Recording a Scrapy crawl

Scrapy Recorder is a set of Scrapy middlewares that will allow you to record a scrapy crawl and store it into a Graph Manager.

This can be useful to perform frontier tests without having to crawl the entire site again or even using Scrapy.

Activating the recorder

The recorder uses 2 different middlewares: CrawlRecorderSpiderMiddleware and CrawlRecorderDownloaderMiddleware.

To activate the recording in your Scrapy project, just add them to the SPIDER_MIDDLEWARES and DOWNLOADER_MIDDLEWARES settings:

SPIDER_MIDDLEWARES.update({
    'frontera.contrib.scrapy.middlewares.recording.CrawlRecorderSpiderMiddleware': 1000,
})

DOWNLOADER_MIDDLEWARES.update({
    'frontera.contrib.scrapy.middlewares.recording.CrawlRecorderDownloaderMiddleware': 1000,
})

Choosing your storage engine

As Graph Manager is internally used by the recorder to store crawled pages, you can choose between different storage engines.
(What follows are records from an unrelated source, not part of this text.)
diff --git a/se-unet-airseg_amd/csrc/abi.cpp b/se-unet-airseg_amd/csrc/abi.cpp
--- a/se-unet-airseg_amd/csrc/abi.cpp
+++ b/se-unet-airseg_amd/csrc/abi.cpp
@@ -335,6 +335,34 @@
   SEUNET_CHECK(partial && w2 && mean2 && rstd2 && slots >= 1 && c >= 1 && n >= 1 && count >= 1, "xbranch_stats: bad argument");
   return launch_xbranch_stats(partial, slots, w2, c, in_channel, n, count, eps, mean2, rstd2, moments_out, S(s));
 }
+int seunet_input_pyramid_slots(seunet_dims dims) {
+  if (dims.d < 4 || dims.h < 4 || dims.w < 4 || dims.d % 4 || dims.h % 4 || dims.w % 4) {
+    (void)fail("input_pyramid_slots: extents (%d, %d, %d) must be multiples of 4", dims.d, dims.h, dims.w);
+    return 0;
+  }
+  return input_pyramid_slots(D(dims));
+}
+int seunet_input_pyramid(int dtype, const float* x, int in_channel, void* x0, void* x1, void* x2, double* partial, seunet_dims dims,
+                         seunet_stream_t s) {
+  SEUNET_CHECK(x && x0 && x1 && x2 && partial && dtype_ok(dtype), "input_pyramid: bad argument");
+  return launch_input_pyramid(dtype, x, in_channel, x0, x1, x2, partial, D(dims), S(s));
+}
+int seunet_xbranch_stats_levels(const double* partial, int slots, const float* const* w2, const int* c, int in_channel,
+                                seunet_dims dims, float eps, float* const* mean2, float* const* rstd2, double* const* moments_out,
+                                seunet_stream_t s) {
+  SEUNET_CHECK(partial && w2 && c && mean2 && rstd2 && slots >= 1 && dims.n >= 1, "xbranch_stats_levels: bad argument");
+  XStatsLevels lv{};
+  for (int l = 0; l < 3; ++l) {
+    lv.partial[l] = partial + (size_t)l * dims.n * slots * 5;
+    lv.w2[l] = w2[l];
+    lv.C[l] = c[l];
+    lv.inv_count[l] = 1.0 / (double)(D(dims).vox() >> (3 * l));
+    lv.mean2[l] = mean2[l];
+    lv.rstd2[l] = rstd2[l];
+    lv.moments_out[l] = moments_out ? moments_out[l] : nullptr;
+  }
+  return launch_xbranch_stats_levels(lv, 3, slots, in_channel, dims.n, eps, S(s));
+}
 int seunet_cat_epilogue_fwd_x(int dtype, const void* raw, const float* mean, const float* rstd, const void* x_in,
                               const float* w2, int in_channel, const float* mean2, const float* rstd2, int c, float slope,
                               void* out, seunet_dims dims, seunet_stream_t s) {
diff --git a/se-unet-airseg_amd/csrc/cat.hip b/se-unet-airseg_amd/csrc/cat.hip
--- a/se-unet-airseg_amd/csrc/cat.hip
+++ b/se-unet-airseg_amd/csrc/cat.hip
@@ -293,11 +293,10 @@
   if (const int k = threadIdx.x; k < 5) partial[((long long)n * P + blockIdx.x) * 5 + k] = wave4_sum(red, k);
 }
 
-__global__ void __launch_bounds__(256)
-xbranch_stats_kernel(const double* __restrict__ partial, int slots, const float* __restrict__ w2, int C, int ic,
-                     double inv_count, float eps, float* __restrict__ mean2, float* __restrict__ rstd2,
-                     double* __restrict__ moments_out) {
-  const int n = blockIdx.x;
+__device__ __forceinline__ void
+xbranch_stats_body(int n, const double* __restrict__ partial, int slots, const float* __restrict__ w2, int C, int ic,
+                   double inv_count, float eps, float* __restrict__ mean2, float* __restrict__ rstd2,
+                   double* __restrict__ moments_out) {
   __shared__ double red[4][5], tot[5];
   double s[5] = {0.0, 0.0, 0.0, 0.0, 0.0};
   for (int b = threadIdx.x; b < slots; b += 256)
@@ -317,6 +316,17 @@
     mean2[n * C + c] = (float)mu;
     rstd2[n * C + c] = (float)(1.0 / sqrt(var + (double)eps));
   }
+}
+__global__ void __launch_bounds__(256)
+xbranch_stats_kernel(const double* __restrict__ partial, int slots, const float* __restrict__ w2, int C, int ic,
+                     double inv_count, float eps, float* __restrict__ mean2, float* __restrict__ rstd2,
+                     double* __restrict__ moments_out) {
+  xbranch_stats_body(blockIdx.x, partial, slots, w2, C, ic, inv_count, eps, mean2, rstd2, moments_out);
+}
+__global__ void __launch_bounds__(256) xbranch_stats_levels_kernel(XStatsLevels lv, int slots, int ic, float eps) {
+  const int l = blockIdx.y;
+  xbranch_stats_body(blockIdx.x, lv.partial[l], slots, lv.w2[l], lv.C[l], ic, lv.inv_count[l], eps, lv.mean2[l], lv.rstd2[l],
+                     lv.moments_out[l]);
 }
 
 __device__ __forceinline__ void
@@ -518,6 +528,16 @@
   return 0;
 }
 
+int launch_xbranch_stats_levels(const XStatsLevels& lv, int nlevels, int slots, int in_channel, int N, float eps, hipStream_t s) {
+  SEUNET_CHECK(in_channel >= 1 && in_channel <= 2, "xbranch_stats_levels: in_channel %d (1 or 2)", in_channel);
+  SEUNET_CHECK(nlevels >= 1 && nlevels <= 3 && slots >= 1 && N >= 1, "xbranch_stats_levels: bad argument");
+  for (int l = 0; l < nlevels; ++l)
+    SEUNET_CHECK(lv.partial[l] && lv.w2[l] && lv.mean2[l] && lv.rstd2[l] && lv.C[l] >= 1, "xbranch_stats_levels: level %d lacks an argument", l);
+  xbranch_stats_levels_kernel<<<dim3(N, nlevels), 256, 0, s>>>(lv, slots, in_channel, eps);
+  SEUNET_LAUNCH_CHECK();
+  return 0;
+}
+
 int launch_cat_xgrad_finalize(const double* xw_partial, const double* stat_partial2, int slots, const double* moments, const float* w2,
                               int C, int in_channel, int N, float eps, float* dw, hipStream_t s) {
   SEUNET_CHECK(in_channel >= 1 && in_channel <= 2, "cat_xgrad_finalize: in_channel %d (1 or 2)", in_channel);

We can set the storage engine with the RECORDER_STORAGE_ENGINE setting:

RECORDER_STORAGE_ENGINE = 'sqlite:///my_record.db'

You can also choose to reset database tables or just reset data with this settings:

RECORDER_STORAGE_DROP_ALL_TABLES = True
RECORDER_STORAGE_CLEAR_CONTENT = True

Running the Crawl

Just run your Scrapy spider as usual from the command line:

scrapy crawl myspider

Once it’s finished you should have the recording available and ready for use.

In case you need to disable recording, you can do it by overriding the RECORDER_ENABLED setting:

scrapy crawl myspider -s RECORDER_ENABLED=False

Recorder settings

Here’s a list of all available Scrapy Recorder settings, in alphabetical order, along with their default values and the scope where they apply.

RECORDER_ENABLED

Default: True

Activate or deactivate recording middlewares.

RECORDER_STORAGE_CLEAR_CONTENT

Default: True

Deletes table content from storage database in Graph Manager.

RECORDER_STORAGE_DROP_ALL_TABLES

Default: True

Drop storage database tables in Graph Manager.

RECORDER_STORAGE_ENGINE

Default: None

Sets Graph Manager storage engine used to store the recording.